### [ABOUT THIS EXERCISE]
Could you return the lines below exactly, from the first line up to and including the line that holds "char *tw_qkv = nullptr, *tw_hact"?

### [THE INPUT]
• • • • •

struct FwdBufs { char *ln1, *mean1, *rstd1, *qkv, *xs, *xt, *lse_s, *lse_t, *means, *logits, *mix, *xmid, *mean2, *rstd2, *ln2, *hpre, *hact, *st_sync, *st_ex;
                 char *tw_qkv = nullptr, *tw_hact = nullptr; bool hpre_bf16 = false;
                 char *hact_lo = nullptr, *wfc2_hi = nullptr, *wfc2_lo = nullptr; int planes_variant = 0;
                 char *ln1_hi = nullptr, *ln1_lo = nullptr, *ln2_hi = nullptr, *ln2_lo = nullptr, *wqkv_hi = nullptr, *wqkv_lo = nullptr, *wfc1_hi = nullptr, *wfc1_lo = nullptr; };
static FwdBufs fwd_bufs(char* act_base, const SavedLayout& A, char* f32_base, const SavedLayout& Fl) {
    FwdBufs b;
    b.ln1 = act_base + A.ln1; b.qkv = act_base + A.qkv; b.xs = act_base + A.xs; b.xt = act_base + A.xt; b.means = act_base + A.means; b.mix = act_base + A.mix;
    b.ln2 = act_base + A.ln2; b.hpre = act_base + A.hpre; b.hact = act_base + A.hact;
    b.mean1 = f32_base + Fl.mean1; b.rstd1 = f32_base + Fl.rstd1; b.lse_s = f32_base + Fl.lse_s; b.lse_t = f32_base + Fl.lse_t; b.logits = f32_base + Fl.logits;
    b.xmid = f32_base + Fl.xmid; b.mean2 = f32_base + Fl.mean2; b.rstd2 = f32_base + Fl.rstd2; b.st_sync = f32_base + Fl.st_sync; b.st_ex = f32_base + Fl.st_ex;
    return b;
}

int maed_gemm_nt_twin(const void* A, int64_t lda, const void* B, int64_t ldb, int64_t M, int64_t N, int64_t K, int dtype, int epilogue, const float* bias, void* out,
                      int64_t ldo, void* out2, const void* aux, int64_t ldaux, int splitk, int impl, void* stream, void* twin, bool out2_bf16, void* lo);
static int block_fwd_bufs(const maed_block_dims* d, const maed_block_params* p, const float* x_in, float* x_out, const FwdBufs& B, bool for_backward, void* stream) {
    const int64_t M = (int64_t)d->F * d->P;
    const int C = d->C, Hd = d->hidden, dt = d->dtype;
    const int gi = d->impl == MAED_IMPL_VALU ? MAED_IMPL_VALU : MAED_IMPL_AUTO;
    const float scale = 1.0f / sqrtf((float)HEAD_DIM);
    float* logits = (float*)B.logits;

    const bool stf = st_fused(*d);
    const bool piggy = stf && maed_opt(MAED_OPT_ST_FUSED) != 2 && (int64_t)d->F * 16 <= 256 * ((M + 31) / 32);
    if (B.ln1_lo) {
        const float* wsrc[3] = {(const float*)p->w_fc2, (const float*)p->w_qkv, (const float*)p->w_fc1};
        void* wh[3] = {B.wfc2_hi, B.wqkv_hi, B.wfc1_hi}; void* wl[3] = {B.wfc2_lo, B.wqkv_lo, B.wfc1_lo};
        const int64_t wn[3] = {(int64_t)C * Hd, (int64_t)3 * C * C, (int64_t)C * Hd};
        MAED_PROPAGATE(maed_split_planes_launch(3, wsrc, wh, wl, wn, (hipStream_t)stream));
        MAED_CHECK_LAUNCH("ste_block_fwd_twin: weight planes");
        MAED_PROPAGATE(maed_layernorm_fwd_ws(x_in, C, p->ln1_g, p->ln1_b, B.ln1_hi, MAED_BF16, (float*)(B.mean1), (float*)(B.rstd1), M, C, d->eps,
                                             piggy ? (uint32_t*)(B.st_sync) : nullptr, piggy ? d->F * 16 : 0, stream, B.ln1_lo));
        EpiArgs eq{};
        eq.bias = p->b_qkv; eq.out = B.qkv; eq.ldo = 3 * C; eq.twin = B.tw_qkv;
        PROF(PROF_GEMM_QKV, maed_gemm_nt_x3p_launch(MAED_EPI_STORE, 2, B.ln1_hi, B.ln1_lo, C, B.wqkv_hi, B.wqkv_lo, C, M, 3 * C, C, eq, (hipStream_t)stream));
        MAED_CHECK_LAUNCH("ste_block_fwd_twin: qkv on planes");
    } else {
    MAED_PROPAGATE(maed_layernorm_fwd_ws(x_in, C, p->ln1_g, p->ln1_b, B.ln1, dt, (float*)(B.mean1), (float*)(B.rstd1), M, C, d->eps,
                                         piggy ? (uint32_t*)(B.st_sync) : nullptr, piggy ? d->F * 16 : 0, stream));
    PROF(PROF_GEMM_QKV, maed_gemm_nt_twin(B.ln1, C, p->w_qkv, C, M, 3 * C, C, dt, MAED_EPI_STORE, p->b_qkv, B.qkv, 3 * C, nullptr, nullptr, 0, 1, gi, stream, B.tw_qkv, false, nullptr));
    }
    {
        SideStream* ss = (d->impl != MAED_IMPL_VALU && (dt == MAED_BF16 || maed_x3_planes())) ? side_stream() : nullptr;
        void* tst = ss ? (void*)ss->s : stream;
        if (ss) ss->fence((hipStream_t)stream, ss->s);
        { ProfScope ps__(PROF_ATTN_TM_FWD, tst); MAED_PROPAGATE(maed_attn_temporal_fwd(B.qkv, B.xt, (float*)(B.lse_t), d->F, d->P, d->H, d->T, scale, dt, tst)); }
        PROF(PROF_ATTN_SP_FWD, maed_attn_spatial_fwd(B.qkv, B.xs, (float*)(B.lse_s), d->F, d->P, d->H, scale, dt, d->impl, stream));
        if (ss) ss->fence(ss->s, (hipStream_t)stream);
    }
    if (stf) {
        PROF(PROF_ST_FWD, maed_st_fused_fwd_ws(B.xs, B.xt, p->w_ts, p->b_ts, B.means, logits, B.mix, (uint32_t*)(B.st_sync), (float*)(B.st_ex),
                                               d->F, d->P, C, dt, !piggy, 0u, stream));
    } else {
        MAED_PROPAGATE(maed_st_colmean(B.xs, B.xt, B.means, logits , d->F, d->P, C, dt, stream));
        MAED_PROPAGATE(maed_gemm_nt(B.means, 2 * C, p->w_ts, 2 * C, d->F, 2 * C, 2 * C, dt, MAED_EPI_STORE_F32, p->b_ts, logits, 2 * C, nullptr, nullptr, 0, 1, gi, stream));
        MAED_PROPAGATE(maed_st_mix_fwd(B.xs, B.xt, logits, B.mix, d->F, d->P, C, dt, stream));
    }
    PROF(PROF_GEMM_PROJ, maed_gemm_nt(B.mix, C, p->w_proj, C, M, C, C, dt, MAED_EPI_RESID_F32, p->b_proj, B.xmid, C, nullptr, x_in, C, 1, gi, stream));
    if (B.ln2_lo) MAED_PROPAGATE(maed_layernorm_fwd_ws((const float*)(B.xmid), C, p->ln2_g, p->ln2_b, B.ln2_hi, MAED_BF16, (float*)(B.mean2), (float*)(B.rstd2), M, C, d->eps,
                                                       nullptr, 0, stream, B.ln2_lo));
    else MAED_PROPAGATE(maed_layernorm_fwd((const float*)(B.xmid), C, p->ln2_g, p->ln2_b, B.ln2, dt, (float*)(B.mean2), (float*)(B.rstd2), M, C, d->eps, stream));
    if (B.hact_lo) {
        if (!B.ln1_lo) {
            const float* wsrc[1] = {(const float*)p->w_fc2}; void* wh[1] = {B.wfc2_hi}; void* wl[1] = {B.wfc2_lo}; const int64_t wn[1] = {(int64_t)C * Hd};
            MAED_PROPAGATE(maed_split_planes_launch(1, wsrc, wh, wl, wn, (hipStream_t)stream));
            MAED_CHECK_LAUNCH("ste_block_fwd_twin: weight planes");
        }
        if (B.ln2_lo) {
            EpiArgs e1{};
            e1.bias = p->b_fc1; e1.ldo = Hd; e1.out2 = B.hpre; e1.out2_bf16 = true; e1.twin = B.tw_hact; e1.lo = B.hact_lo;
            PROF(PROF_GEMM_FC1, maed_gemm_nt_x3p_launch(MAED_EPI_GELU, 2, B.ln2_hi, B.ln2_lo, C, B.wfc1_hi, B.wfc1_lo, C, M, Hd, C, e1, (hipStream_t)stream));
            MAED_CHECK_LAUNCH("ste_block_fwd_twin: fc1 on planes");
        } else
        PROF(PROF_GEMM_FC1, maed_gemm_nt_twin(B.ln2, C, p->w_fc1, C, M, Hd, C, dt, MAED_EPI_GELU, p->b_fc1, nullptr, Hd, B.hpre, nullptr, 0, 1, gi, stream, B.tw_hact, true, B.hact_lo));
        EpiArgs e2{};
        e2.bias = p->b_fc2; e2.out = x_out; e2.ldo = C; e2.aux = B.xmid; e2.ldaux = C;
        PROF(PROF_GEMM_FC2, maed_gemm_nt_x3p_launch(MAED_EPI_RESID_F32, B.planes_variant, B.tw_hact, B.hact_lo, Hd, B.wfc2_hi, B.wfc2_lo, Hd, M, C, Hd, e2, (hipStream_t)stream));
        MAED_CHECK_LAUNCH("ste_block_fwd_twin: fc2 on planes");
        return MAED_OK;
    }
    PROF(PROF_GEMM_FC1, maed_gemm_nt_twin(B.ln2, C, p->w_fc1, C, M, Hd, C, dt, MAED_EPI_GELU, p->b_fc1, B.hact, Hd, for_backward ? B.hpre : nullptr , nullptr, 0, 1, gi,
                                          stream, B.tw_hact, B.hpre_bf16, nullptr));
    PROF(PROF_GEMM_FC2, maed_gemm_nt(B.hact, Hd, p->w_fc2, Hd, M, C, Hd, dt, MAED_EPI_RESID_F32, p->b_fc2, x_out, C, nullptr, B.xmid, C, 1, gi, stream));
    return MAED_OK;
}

• • • • •

### [EXERCISE RESULT]
struct FwdBufs { char *ln1, *mean1, *rstd1, *qkv, *xs, *xt, *lse_s, *lse_t, *means, *logits, *mix, *xmid, *mean2, *rstd2, *ln2, *hpre, *hact, *st_sync, *st_ex;
                 char *tw_qkv = nullptr, *tw_hact = nullptr; bool hpre_bf16 = false;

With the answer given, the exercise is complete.